Just As I Thought

My Microsoft Car

It’s funny — I just realized that this wacky bit of internet flotsam, the “If Microsoft Made Cars” gag — almost came true. The last joke in that document says “You’d have to press the “Start” button to turn the engine off.”
The original ads for the 2004 Toyota Prius had just that: a “Start” button. It then changed to “Engine Start Stop.” They must have read that joke, because shortly before the car was released, the button had changed to say “Power.”
I wonder what the button says in the Japanese model?
One more weird little thing — there’s a button for Park, with a “P” on it. For some reason, there was a little sticker over the P that put a white square around it. I can only assume that they did this so that stupid people would connect the P in a square with the P in a square on the odometer display. This might have worked, but the white square on the sticker rubbed off within a few weeks from my finger pressing the button, so I just peeled the sticker off.

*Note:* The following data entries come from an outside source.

GlError gl_merkle_tree_from_leaves_h(uint32_t hasher, const uint64_t *d_rows, uint32_t leaf_len, uint64_t n_leaves, uint32_t cap_height,
                                     uint64_t *d_digests, uint64_t *d_cap, void *ctx) {
    if (hasher == GL_HASHER_POSEIDON) return gl_merkle_tree_from_leaves(d_rows, leaf_len, n_leaves, cap_height, d_digests, d_cap, ctx);
    if (hasher != GL_HASHER_KECCAK25) return fail(GL_E_INVALID, "unknown hasher");
    DeviceCall device_call(ctx);
    if (!ctx || (!d_rows && leaf_len) || !d_cap) return fail(GL_E_INVALID, "null pointer");
    if (n_leaves == 0 || (n_leaves & (n_leaves - 1))) return fail(GL_E_INVALID, "n_leaves must be a power of two");
    if (cap_height > 63 || (1ull << cap_height) > n_leaves) return fail(GL_E_INVALID, "cap_height should be at most log2(leaves.len())");
    if ((1ull << cap_height) < n_leaves && !d_digests) return fail(GL_E_INVALID, "null pointer");
    if (leaf_len == 4) return fail(GL_E_INVALID, KECCAK_LEAF_LEN_4);
    HIP_TRY(keccak_merkle_tree(d_rows, leaf_len, 1, leaf_len, n_leaves, cap_height, d_digests, d_cap, S(ctx)->stream));
    return ok();
}

GlError gl_commit_from_coeffs_h(uint32_t hasher, const uint64_t *d_coeffs, uint64_t poly_num, uint32_t log_n, uint32_t rate_bits,
                                uint32_t cap_height, uint32_t salt_size, uint64_t shift, uint64_t *d_lde, uint64_t *d_leaves,
                                uint64_t *d_digests, uint64_t *d_cap, void *ctx) {
    if (hasher == GL_HASHER_POSEIDON)
        return gl_commit_from_coeffs(d_coeffs, poly_num, log_n, rate_bits, cap_height, salt_size, shift, d_lde, d_leaves, d_digests, d_cap, ctx);
    if (hasher != GL_HASHER_KECCAK25) return fail(GL_E_INVALID, "unknown hasher");
    DeviceCall device_call(ctx);
    return commit_from_coeffs_keccak(d_coeffs, poly_num, log_n, rate_bits, cap_height, salt_size, shift, d_lde, d_leaves, d_digests, d_cap, S(ctx));
}

GlError gl_commit_from_values_h(uint32_t hasher, uint64_t *d_values, uint64_t poly_num, uint32_t log_n, uint32_t rate_bits,
                                uint32_t cap_height, uint32_t salt_size, uint64_t shift, uint64_t *d_lde, uint64_t *d_leaves,
                                uint64_t *d_digests, uint64_t *d_cap, void *ctx) {
    if (hasher == GL_HASHER_POSEIDON)
        return gl_commit_from_values(d_values, poly_num, log_n, rate_bits, cap_height, salt_size, shift, d_lde, d_leaves, d_digests, d_cap, ctx);
    if (hasher != GL_HASHER_KECCAK25) return fail(GL_E_INVALID, "unknown hasher");
    DeviceCall device_call(ctx);
    if (const char *why = keccak_commit_argument_error(d_values, poly_num, log_n, rate_bits, cap_height, salt_size, d_lde, d_digests, d_cap, ctx))
        return fail(GL_E_INVALID, why);
    GlError e = gl_ntt_batch(d_values, poly_num, log_n, 1ull << log_n, 1, 0, ctx);
    if (e.code) return e;
    return gl_commit_from_coeffs_h(hasher, d_values, poly_num, log_n, rate_bits, cap_height, salt_size, shift, d_lde, d_leaves, d_digests, d_cap, ctx);
}

GlError gl_debug_copy(void *d_dst, const void *d_src, uint64_t bytes, void *ctx) {
    DeviceCall device_call(ctx);
    if (!ctx || !d_dst || !d_src) return fail(GL_E_INVALID, "null pointer");
    if ((bytes & 15) || (((uintptr_t)d_dst | (uintptr_t)d_src) & 15)) return fail(GL_E_INVALID, "16-byte granularity");
    if (bytes == 0) return ok();
    const uint64_t n16 = bytes / 16, per_block = 256ull * COPY_UNROLL;
    hipLaunchKernelGGL(copy16_kernel, dim3((unsigned)((n16 + per_block - 1) / per_block)), dim3(256), 0, S(ctx)->stream,
                       static_cast<const uint64_t *>(d_src), static_cast<uint64_t *>(d_dst), n16);
    HIP_TRY(hipGetLastError());
    return ok();
}

__global__ void radix_probe_kernel(int which, const uint64_t *in, uint64_t *out, uint64_t n_vec) {
    const uint64_t i = (uint64_t)blockIdx.x * blockDim.x + threadIdx.x;
    const uint64_t j = i < n_vec ? i : n_vec - 1;
    uint64_t v[16];
#pragma unroll
    for (int k = 0; k < 16; k++) v[k] = in[j * 16 + k];
    using namespace nttk;
    switch (which) {
        case 0: radix_dif_stage<4, 0, 0>(v); break;
        case 1: radix_dif_stage<4, 0, 1>(v); break;
        case 2: radix_dif_stage<4, 0, 2>(v); break;
        case 3: radix_dif_stage<4, 0, 3>(v); break;
        case 4: radix_dif<4, 0>(v); break;
        case 5: radix_dif_blocks<2>(v); break;
        case 6: shift_twiddles_radix4<0>(v); break;
        case 7: shift_twiddles_radix4<1>(v); break;
        case 8: shift_twiddles_radix4<2>(v); break;
        default: shift_twiddles_radix4<3>(v); break;
    }
    if (i < n_vec)
#pragma unroll
        for (int k = 0; k < 16; k++) out[i * 16 + k] = gl::canon(v[k]);
}

GlError gl_debug_field_op(int op, const uint64_t *d_a, const uint64_t *d_b, uint64_t *d_out, uint64_t n, void *ctx) {
    DeviceCall device_call(ctx);
    if (!ctx || !d_a || !d_out) return fail(GL_E_INVALID, "null pointer");
    if (n == 0) return ok();
    if (op >= 100 && op < 110) {
        if (n % 16) return fail(GL_E_INVALID, "ops 100-109 take vectors of sixteen elements");
        const uint64_t n_vec = n / 16;
        hipLaunchKernelGGL(radix_probe_kernel, dim3((unsigned)((n_vec + 255) / 256)), dim3(256), 0, S(ctx)->stream, op - 100, d_a, d_out, n_vec);
        HIP_TRY(hipGetLastError());
        return ok();
    }
    hipLaunchKernelGGL(field_op_kernel, dim3((unsigned)((n + 255) / 256)), dim3(256), 0, S(ctx)->stream, op, d_a, d_b,
                       d_out, n);
    HIP_TRY(hipGetLastError());
    return ok();
}


void init(void) {
    if (hipSetDevice(0) != hipSuccess) return;
    std::lock_guard<std::mutex> lk(g_mu);
    const NttTables *tb;
    (void)device_tables(0, &tb);
}

GlError ifft(uint64_t *d_values_flatten, int poly_num, int values_num_per_poly, int log_len,
             const uint64_t *d_root_table, const uint64_t *n_inv, void *ctx) {
    DeviceCall device_call(ctx);
    (void)d_root_table;
    if (poly_num < 0 || log_len < 0 || values_num_per_poly != (1 << log_len)) return fail(GL_E_INVALID, "bad sizes");
    if (n_inv) {
        uint64_t expect = glh::P - ((glh::P - 1) >> log_len);
        if (*n_inv % glh::P != expect) return fail(GL_E_INVALID, "n_inv does not equal 2^-log_len");
    }
    GlError e = gl_ntt_batch(d_values_flatten, (uint64_t)poly_num, (uint32_t)log_len, (uint64_t)values_num_per_poly, 1, 0, ctx);
    if (e.code) return e;
    HIP_TRY(hipStreamSynchronize(S(ctx)->stream));
    return ok();
}

GlError merkle_tree_from_coeffs(uint64_t *d_values_flatten, uint64_t *d_ext_values_flatten, int poly_num,
                                int values_num_per_poly, int log_len, const uint64_t *d_root_table,
                                const uint64_t *d_root_table2, const uint64_t *d_shift_powers, int rate_bits,
                                int salt_size, int cap_height, int pad_extvalues_len, void *ctx) {
    DeviceCall device_call(ctx);
    (void)d_root_table;
    (void)d_root_table2;
    (void)d_shift_powers;
    if (poly_num <= 0 || log_len < 0 || rate_bits < 0 || salt_size < 0 || cap_height < 0 || pad_extvalues_len < 0 ||
        values_num_per_poly != (1 << log_len))
        return fail(GL_E_INVALID, "bad sizes");
    if (log_len > 24) return fail(GL_E_INVALID, "log_len > 24 is not supported by this build");
    const uint64_t n_ext = (uint64_t)values_num_per_poly << rate_bits;
    const uint64_t ext_polys = (uint64_t)poly_num + salt_size;
    if ((uint64_t)pad_extvalues_len < ext_polys * n_ext)
        return fail(GL_E_INVALID, "pad_extvalues_len smaller than (poly_num+salt_size)*n_ext: regions would overlap");
    uint64_t *region_b = d_ext_values_flatten + pad_extvalues_len;
    uint64_t *digests = region_b + ext_polys * n_ext;
    uint64_t num_digests = 2 * (n_ext - (1ull << cap_height));
    GlError e = commit_from_coeffs_impl(d_values_flatten, (uint64_t)poly_num, (uint32_t)log_len, (uint32_t)rate_bits,
                                        (uint32_t)cap_height, (uint32_t)salt_size, 7, region_b, d_ext_values_flatten,
                                        digests, digests + 4 * num_digests, S(ctx), true);
    if (e.code) return e;
    HIP_TRY(hipStreamSynchronize(S(ctx)->stream));
    if (!PLONKY2_KNOB("PLONKY2_DROP_STREAM2_WAIT")) HIP_TRY(hipStreamSynchronize(S(ctx)->stream2));
    return ok();
}
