# Leqr/MSMP-PDE

Measured on AMD Instinct MI355X. Metric: rollout-steps/sec (whole node), E2 nx=100 tw=25, higher is better.
Workload: dtype f32; 1 GPU; E2 MSMP-PDE (MP_PDE_SolverLEMLinGated), 2048 graphs x nx=100, time_window=25, 6 gated layer pairs, radius graph n=3; graphs_total=2048, graphs_per_gpu=2048, nodes_per_gpu=204800, edges_per_gpu=1204224, parallelism=dp1 (graph-sharded, no collective in the rollout), sub_batches=1, range_policy_switched_to_exact_fp32=False, preheat=163 untimed steps (>= 1 s) after the 5 warm-up steps

## Files before the change

### msmp-pde_amd/csrc/mlp_kernels.hip

```cpp
#include "mfma_tiles.h"

namespace msmp {

struct EdgeArgs {
    const float* h;
    const float* u;
    const float* pos;
    const float* vars;
    const int* tgt;
    const int* col;
    const int* rowptr;
    long n_edges, n_nodes;
    int tile_nodes;
    int xcd_map;
    int tw, nv, nc1;
    const float* w1;
    const float* w2;
    const float* w2s;
    const float* scales;
    const float* b1;
    const float* b2;
    const float* P;
    const float* Q;
    float* msg;
// ... 730 lines not shown
        const f32x4 v0 = *reinterpret_cast<const f32x4*>(row32 + 16 * s + 8 * hh);
        const f32x4 v1 = *reinterpret_cast<const f32x4*>(row32 + 16 * s + 8 * hh + 4);
        const float v[8] = {v0[0], v0[1], v0[2], v0[3], v1[0], v1[1], v1[2], v1[3]};
        split8(v, bhi[0][s], blo[0][s]);
    }
}

struct NodeSplitArgs {
    NodeArgs b;
    const float* w3s;
    const float* scales;
};

__device__ __forceinline__ void node_head_split(const float* __restrict__ h, const float* __restrict__ agg, const float* __restrict__ vars,
                                                long nc, int nv, const float* b3, const float* b4, const float* w3v, const float* w3s,
                                                const float* scales, float* lds, int tid, int lane, int hh, f32x16 (&y)[4][1]) {
    const float sc3 = scales[2], inv3 = scales[6], sc4 = scales[3], inv4 = scales[7];
    f32x16 z[4][1];
    acc_init_bias<1>(b3, hh, z);
    for (int v = 0; v < nv; ++v) {
        const float xv = vars[(size_t)nc * nv + v];
#pragma unroll
        for (int T = 0; T < 4; ++T)
#pragma unroll
            for (int r = 0; r < 16; ++r)
                z[T][0][r] = fmaf(w3v[(32 * T + acc_row(r, hh)) * MSMP_MAX_VARS + v], xv, z[T][0][r]);
    }
#pragma unroll
    for (int T = 0; T < 4; ++T)
#pragma unroll
        for (int r = 0; r < 16; ++r) z[T][0][r] *= sc3;

    f32x4 pf[4][4];
    auto row_load = [&](int ch, f32x4 (&dst)[4]) {
        const float* row32 = (ch < 4 ? h : agg) + (size_t)nc * H + 32 * (ch & 3);
#pragma unroll
        for (int s = 0; s < 2; ++s) {
            dst[2 * s] = *reinterpret_cast<const f32x4*>(row32 + 16 * s + 8 * hh);
            dst[2 * s + 1] = *reinterpret_cast<const f32x4*>(row32 + 16 * s + 8 * hh + 4);
        }
    };
#pragma unroll
    for (int ch = 0; ch < 4; ++ch) row_load(ch, pf[ch]);
    WStage ws;
    wstage_load(ws, w3s, tid);
    wstage_store_linear(ws, lds, tid);
    __syncthreads();
#pragma unroll
    for (int ch = 0; ch < 8; ++ch) {
        wstage_load(ws, w3s + (size_t)(ch + 1) * SPLIT_CHUNK_FLOATS, tid);
        half8 bhi[1][2], blo[1][2];
#pragma unroll
        for (int s = 0; s < 2; ++s) {
            const f32x4 v0 = pf[ch & 3][2 * s], v1 = pf[ch & 3][2 * s + 1];
            const float v[8] = {v0[0], v0[1], v0[2], v0[3], v1[0], v1[1], v1[2], v1[3]};
            split8(v, bhi[0][s], blo[0][s]);
        }
        if (ch + 4 < 8) row_load(ch + 4, pf[ch & 3]);
        mma_chunk_split<1>(lds + (ch & 1) * SPLIT_CHUNK_FLOATS, lane, bhi, blo, z);
        wstage_store_linear(ws, lds + ((ch + 1) & 1) * SPLIT_CHUNK_FLOATS, tid);
        __syncthreads();
    }
#pragma unroll
    for (int T = 0; T < 4; ++T)
#pragma unroll
        for (int r = 0; r < 16; ++r) z[T][0][r] = swishf(z[T][0][r] * inv3);

    acc_init_bias_scaled<1>(b4, sc4, hh, y);
    const float* w4s = w3s + 8 * SPLIT_CHUNK_FLOATS;
#pragma unroll
    for (int t = 0; t < 4; ++t) {
        if (t < 3) wstage_load(ws, w4s + (size_t)(t + 1) * SPLIT_CHUNK_FLOATS, tid);
        half8 bhi[1][2], blo[1][2];
        split_acc_tile<1>(z[t], bhi, blo);
        mma_chunk_split<1>(lds + (t & 1) * SPLIT_CHUNK_FLOATS, lane, bhi, blo, y);
        if (t < 3) {
            wstage_store_linear(ws, lds + ((t + 1) & 1) * SPLIT_CHUNK_FLOATS, tid);
            __syncthreads();
        }
    }
#pragma unroll
    for (int T = 0; T < 4; ++T)
#pragma unroll
        for (int r = 0; r < 16; ++r) y[T][0][r] *= inv4;
}

__global__ __launch_bounds__(256, 2) void node_update_split_kernel(NodeSplitArgs sa) {
    __shared__ __attribute__((aligned(16))) float lds[2 * SPLIT_CHUNK_FLOATS];
    const NodeArgs& a = sa.b;
    const int tid = threadIdx.x, lane = tid & 63, wave = tid >> 6;
    const int c = lane & 31, hh = lane >> 5;
    const long n = (long)blockIdx.x * 128 + wave * 32 + c;
    const long nc = n < a.n_nodes ? n : a.n_nodes - 1;
    f32x16 y[4][1];
    node_head_split(a.h, a.agg, a.vars, nc, a.nv, a.b3, a.b4, a.w3v, sa.w3s, sa.scales, lds, tid, lane, hh, y);
    if (n < a.n_nodes) {
        float* o = a.out + (size_t)n * H + 4 * hh;
        const float* hx = a.h + (size_t)n * H + 4 * hh;
#pragma unroll
        for (int T = 0; T < 4; ++T)
#pragma unroll
            for (int q = 0; q < 4; ++q) {
                f32x4 v;
                if (a.mode == MSMP_LAYER_LIN) {
#pragma unroll
                    for (int m = 0; m < 4; ++m) v[m] = y[T][0][4 * q + m];
                } else {
                    const f32x4 x = *reinterpret_cast<const f32x4*>(hx + 32 * T + 8 * q);
#pragma unroll
                    for (int m = 0; m < 4; ++m) v[m] = x[m] + swishf(y[T][0][4 * q + m]);
                }
                *reinterpret_cast<f32x4*>(o + 32 * T + 8 * q) = v;
            }
    }
}

struct TailArgs {
    const float* h;
    const float* agg[2];
    const float* vars;
    const int* graph_ptr;
    int nv, mode;
    float eps;
    const float* b3[2];
    const float* b4[2];
    const float* w3vh[2];
    const float* w3s[2];
    const float* w4t[2];
    const float* scales[2];
    float* out;
    int* status;
};

constexpr float TAIL_ACT_SCALE = 64.0f;
constexpr float TAIL_NODE_SCALE = 256.0f;
__device__ __forceinline__ float tail_node_scaled(float x) { return __builtin_amdgcn_fmed3f(x * TAIL_NODE_SCALE, -65504.0f, 65504.0f); }

constexpr int ROWBUF_FLOATS = 128 * 32;
__device__ __forceinline__ void tail_rows_issue(const float* __restrict__ h, const float* __restrict__ agg, int n0, int n1, int ch, float* buf, int tid) {
    const float* src = (ch < 4 ? h : agg) + 32 * (ch & 3);
#pragma unroll
    for (int i = 0; i < 4; ++i) {
        const int P = tid + 256 * i, r = P >> 3;
        const int node = min(n0 + r, n1 - 1);
        const float* g = src + (size_t)node * H + 4 * ((P & 7) ^ ((r >> 1) & 7));
        __builtin_amdgcn_global_load_lds((const __attribute__((address_space(1))) void*)g, (__attribute__((address_space(3))) void*)(buf + 4 * P), 16, 0, 0);
    }
}
__device__ __forceinline__ void tail_rows_read(const float* buf, int row, int hh, f32x4 (&dst)[4]) {
    const float* rb = buf + row * 32;
    const int sw = (row >> 1) & 7;
#pragma unroll
    for (int s = 0; s < 2; ++s) {
        dst[2 * s] = *reinterpret_cast<const f32x4*>(rb + 4 * ((4 * s + 2 * hh) ^ sw));
        dst[2 * s + 1] = *reinterpret_cast<const f32x4*>(rb + 4 * ((4 * s + 2 * hh + 1) ^ sw));
    }
}

__device__ __forceinline__ void wstage_dma(const float* __restrict__ chunk, float* buf, int tid) {
#pragma unroll
    for (int i = 0; i < 4; ++i)
        __builtin_amdgcn_global_load_lds((const __attribute__((address_space(1))) void*)(chunk + 4 * (tid + 256 * i)),
                                         (__attribute__((address_space(3))) void*)(buf + 4 * (tid + 256 * i)), 16, 0, 0);
}

__device__ __forceinline__ void tail_bias_load(const float* b3, int hh, f32x16 (&z)[4][1]) {
#pragma unroll
    for (int T = 0; T < 4; ++T)
#pragma unroll
        for (int q = 0; q < 4; ++q) {
            const f32x4 bv = *reinterpret_cast<const f32x4*>(b3 + 32 * T + 8 * q + 4 * hh);
#pragma unroll
            for (int m = 0; m < 4; ++m) z[T][0][4 * q + m] = bv[m];
        }
}
__device__ __forceinline__ void tail_bias_pin(f32x16 (&z)[4][1]) {
#pragma unroll
    for (int T = 0; T < 4; ++T) asm volatile("" : "+v"(z[T][0]));
}
__device__ __forceinline__ void tail_bias_scale(f32x16 (&z)[4][1], float sc3) {
#pragma unroll
    for (int T = 0; T < 4; ++T)
#pragma unroll
        for (int r = 0; r < 16; ++r) z[T][0][r] *= sc3;
}
__device__ __forceinline__ float tail_sc3(const float* scales) { return uniform_ro(scales, 2) * TAIL_NODE_SCALE; }

__device__ __forceinline__ void tail_chunk_frags(const float* buf, int myrow, int hh, half8 (&bhi)[1][2], half8 (&blo)[1][2]) {
    f32x4 pf[4];
    tail_rows_read(buf, myrow, hh, pf);
#pragma unroll
    for (int s = 0; s < 2; ++s) {
        const f32x4 v0 = pf[2 * s], v1 = pf[2 * s + 1];
        const float v[8] = {v0[0], v0[1], v0[2], v0[3], v1[0], v1[1], v1[2], v1[3]};
        split8_node(v, bhi[0][s], blo[0][s]);
    }
}

template <int CH0, int PB>
__device__ __forceinline__ void head_chunks(float* rowbuf, int n0, int n1, const float* __restrict__ h, const float* __restrict__ agg, const float* w3vh,
                                            const float* w3s, const float* w4t, float* lds, int tid, int lane, int myrow, int hh, f32x16 (&z)[4][1],
                                            half8 (&wvf)[2][4] PROF_ARGS) {
#pragma unroll
    for (int ch = CH0; ch < 8; ++ch) {
        if (ch < 7) tail_rows_issue(h, agg, n0, n1, ch + 1, rowbuf + ((ch + 1) & 1) * ROWBUF_FLOATS, tid);
        wstage_dma(ch < 7 ? w3s + (size_t)(ch + 1) * SPLIT_CHUNK_FLOATS : w4t, lds + ((ch + 1) & 1) * SPLIT_CHUNK_FLOATS, tid);
        half8 bhi[1][2], blo[1][2];
        tail_chunk_frags(rowbuf + (ch & 1) * ROWBUF_FLOATS, myrow, hh, bhi, blo);
        if (ch == 5) {
            const half8* wv = reinterpret_cast<const half8*>(w3vh) + lane;
#pragma unroll
            for (int m = 0; m < 2; ++m)
#pragma unroll
                for (int T = 0; T < 4; ++T) wvf[m][T] = wv[(m * 4 + T) * 64];
        }
        PROF_MARK(PB);
        mma_chunk_split<1>(lds + (ch & 1) * SPLIT_CHUNK_FLOATS, lane, bhi, blo, z);
        PROF_MARK(PB + 1);
        __syncthreads();
        PROF_MARK(PB + 2);
    }
}

__device__ __forceinline__ void tail_var_frags(const float* xvl, int myrow, int hh, half8 (&bx)[2]) {
    const f32x4 x0 = *reinterpret_cast<const f32x4*>(xvl + 8 * myrow), x1 = *reinterpret_cast<const f32x4*>(xvl + 8 * myrow + 4);
    const float xr[8] = {x0[0], x0[1], x0[2], x0[3], x1[0], x1[1], x1[2], x1[3]};
    float xv[8];
#pragma unroll
    for (int f = 0; f < 8; ++f) xv[f] = tail_node_scaled(xr[f]);
    var_slot_frags(xv, hh, bx);
}
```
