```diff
@@ -410,8 +429,17 @@
 
 template <class KeyT, class ValT, int LOADER>
 struct rs_kernels {
-    static void launch(int cfg, bool single, unsigned grid, hipStream_t s, const rs_args &a) {
-        if (single)
+    static void launch(int cfg, bool single, bool unpack, unsigned grid, hipStream_t s, const rs_args &a) {
+        if constexpr (std::is_same<ValT, rs_none>::value) {
+            if (unpack && cfg == 1)
+                hipLaunchKernelGGL((k_rs_scatter<KeyT, ValT, RS_BIG_THREADS, RS_BIG_KPT, LOADER, false, true>), dim3(grid), dim3(RS_BIG_THREADS), 0, s, a);
+            else if (unpack)
+                hipLaunchKernelGGL((k_rs_scatter<KeyT, ValT, 256, 16, LOADER, false, true>), dim3(grid), dim3(256), 0, s, a);
+            else if (cfg == 1)
+                hipLaunchKernelGGL((k_rs_scatter<KeyT, ValT, RS_BIG_THREADS, RS_BIG_KPT, LOADER, false>), dim3(grid), dim3(RS_BIG_THREADS), 0, s, a);
+            else
+                hipLaunchKernelGGL((k_rs_scatter<KeyT, ValT, 256, 16, LOADER, false>), dim3(grid), dim3(256), 0, s, a);
+        } else if (single)
             hipLaunchKernelGGL((k_rs_scatter<KeyT, ValT, 256, 16, RS_LOAD_PLAIN, true>), dim3(1), dim3(256), 0, s, a);
         else if (cfg == 1)
             hipLaunchKernelGGL((k_rs_scatter<KeyT, ValT, RS_BIG_THREADS, RS_BIG_KPT, LOADER, false>), dim3(grid), dim3(RS_BIG_THREADS), 0, s, a);
@@ -424,16 +452,17 @@
 
 template <class KeyT, class ValT, int LOADER>
 static int rs_sort(slk_ctx *ctx, slk_buf &scratch, rs_args a, size_t n, size_t seg_len, unsigned bits, void *kalt, void *valt,
-                   hipStream_t s) {
+                   hipStream_t s, unsigned kbase = 0) {
+    constexpr bool PACKED = LOADER == RS_LOAD_USER_PACK;
     if (n == 0) return SLK_OK;
     if (n >= ((size_t)1 << 31)) return slk_fail(ctx, SLK_EINVAL, "sort of %zu pairs: at most 2^31 - 1", n);
-    if (bits > 8 * sizeof(KeyT)) bits = 8 * sizeof(KeyT);
+    if (bits + kbase > 8 * sizeof(KeyT)) bits = 8 * sizeof(KeyT) - kbase;
     if (bits < 1) bits = 1;
     const bool single = LOADER == RS_LOAD_PLAIN && n <= 4096 && (seg_len == 0 || seg_len >= n);
     const int cfg = (!single && n >= (size_t)ctx->opt_sort_big_min) ? 1 : 0;
     const unsigned tile = rs_tile_of(cfg);
     rs_plan pl;
-    rs_make_plan(pl, n, single ? 0 : seg_len, bits, tile);
+    rs_make_plan(pl, n, single ? 0 : seg_len, bits, tile, kbase);
     if (pl.seg_len >= (1u << 30)) return slk_fail(ctx, SLK_EINVAL, "sort segment of %u pairs: at most 2^30 - 1", pl.seg_len);
     const bool inplace0 = kalt && kalt == a.kin && (pl.npass & 1) == 0;
     const bool need_tmp = pl.npass > 1 && (!kalt || inplace0);
@@ -484,11 +513,13 @@
             a.kout = k0dst;
             a.vout = v0dst;
         }
+        const bool unpack = PACKED && p == pl.npass - 1;
+        if (PACKED && !unpack) a.kout = to_final ? vfinal : kalt;
         a.status = (uint32_t *)(base + pl.off_status[p]);
         if (p == 0)
-            rs_kernels<KeyT, ValT, LOADER>::launch(cfg, single, pl.ntiles, s, a);
+            rs_kernels<KeyT, ValT, LOADER>::launch(cfg, single, unpack, pl.ntiles, s, a);
         else
-            rs_kernels<KeyT, ValT, RS_LOAD_PLAIN>::launch(cfg, single, pl.ntiles, s, a);
+            rs_kernels<KeyT, ValT, RS_LOAD_PLAIN>::launch(cfg, single, unpack, pl.ntiles, s, a);
         SLK_LAUNCH_CHECK(ctx, "k_rs_scatter");
         a.kin = a.kout;
         a.vin = a.vout;
@@ -580,12 +611,21 @@
 }
 
 int slk_sort_user_fat(slk_ctx *ctx, const int64_t *users, const int64_t *items, const uint32_t *neg32, size_t nc, size_t bsz,
-                      unsigned ubits, unsigned mbbits, uint32_t *const key[2], uint64_t *const val[2], hipStream_t s) {
+                      unsigned ubits, unsigned ibits, unsigned mbbits, uint32_t *const key[2], uint64_t *const val[2], hipStream_t s) {
     rs_args a;
     memset(&a, 0, sizeof(a));
     a.users = users;
     a.items = items;
     a.neg32 = neg32;
+    const bool seg = rs_segmented(nc, bsz);
+    if (ctx->opt_sort_user_packed && ibits && (seg || bsz >= nc) && ubits + 2 * ibits <= 64) {
+        ++ctx->stat_sort_user_packed;
+        a.idbits = ubits;
+        a.pbits = ibits;
+        a.kout = key[1];
+        a.vout = val[1];
+        return rs_sort<uint64_t, rs_none, RS_LOAD_USER_PACK>(ctx, ctx->sort_tmp, a, nc, seg ? bsz : 0, ubits, val[0], nullptr, s, 2 * ibits);
+    }
     return rs_sort_fused<uint32_t, uint64_t, RS_LOAD_USER_FAT>(ctx, a, nc, bsz, ubits, mbbits, (void *const *)key, (void *const *)val, s);
 }
 
```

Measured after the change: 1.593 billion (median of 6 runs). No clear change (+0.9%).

While I’m sitting here typing about the Prius, I should take a moment to talk about some disappointments with it.
First, the mileage. The car is rated up to 60 in the city, but I have consistently averaged about 41-43mpg. That’s worse than my 2001 Prius, which achieves up to 46mpg. I’m chalking it up to the fact that the temperatures have been incredibly cold, which tends to lower the mileage on this car. I’ll report back when–and if–it gets warm again.
The second, and more annoying, problem is the gas gauge. The Prius dealer product reference guide states, and I quote,

Despite its larger size, the new 2004 Prius is one of the most fuel-efficient cars on the market — due to its sleek aerodynamic shape and amazing Hybrid Synergy Drive® powertrain. With an EPA-estimated combined city/highway average of 55 mpg and a tank size of about 12 gallons, Prius can travel well over 500 miles between fill-ups.

I may never know if this is true, because the gauge tends to have no connection to how much gas is actually in the tank. The gauge is presented as 10 bars. No matter what mileage I am currently getting, the first 5 bars last only about 30 miles each. By the time I’ve driven about 150 miles, the gauge indicates that I’ve used half a tank of gas. And I generally always fill up at half a tank, so this is clearly a problem. The thing is, when I filled the tank when it said half, it only took about 3-4 gallons. The gauge is obviously wrong.
So last week, I tried an experiment: I purposely drove and drove, not adding any gas until the car started beeping at me and asking me to “ADD FUEL.” I went 350 miles. The first 5 bars disappeared quickly, about every 30 miles. Bars 6 and 7 took a bit longer – about 50 miles – and then even longer for bars 8 and 9. Finally, about 350 miles in, the last bar began to flash and messages appeared on the screen to fill up. I’m not eager to drive around with the flashing and beeping, so I guess I’ll never know if that last, lonely bar would last another 150 miles, bringing me to that 500-mile-per-tank promise.
It only makes sense – if the car averages 41 mpg over 500 miles, that’s 12 gallons of gas. The 350 miles I went calculates out to 8.5 gallons. I know that the gas tank on this car features a bladder that keeps gas vapors to a minimum, and that bladder does contract somewhat in cold weather… but does it contract so much that the 12 gallon tank only holds 8.5? That’s a 3.5 gallon difference.
Regardless of how much the tank holds, the bizarre behavior of the gas gauge is annoying and somewhat dangerous — you never really know how much gas you actually have. Promoting the ability to go 500 miles without fueling up is tantamount to fraud. (On Toyota’s website, I calculated how much money I could save by driving the Prius. I used the MPG of my Prius to compare to Toyota’s marketing numbers. I could save $116 by trading in my Prius for a Prius.)
Strangely enough, I still love my car.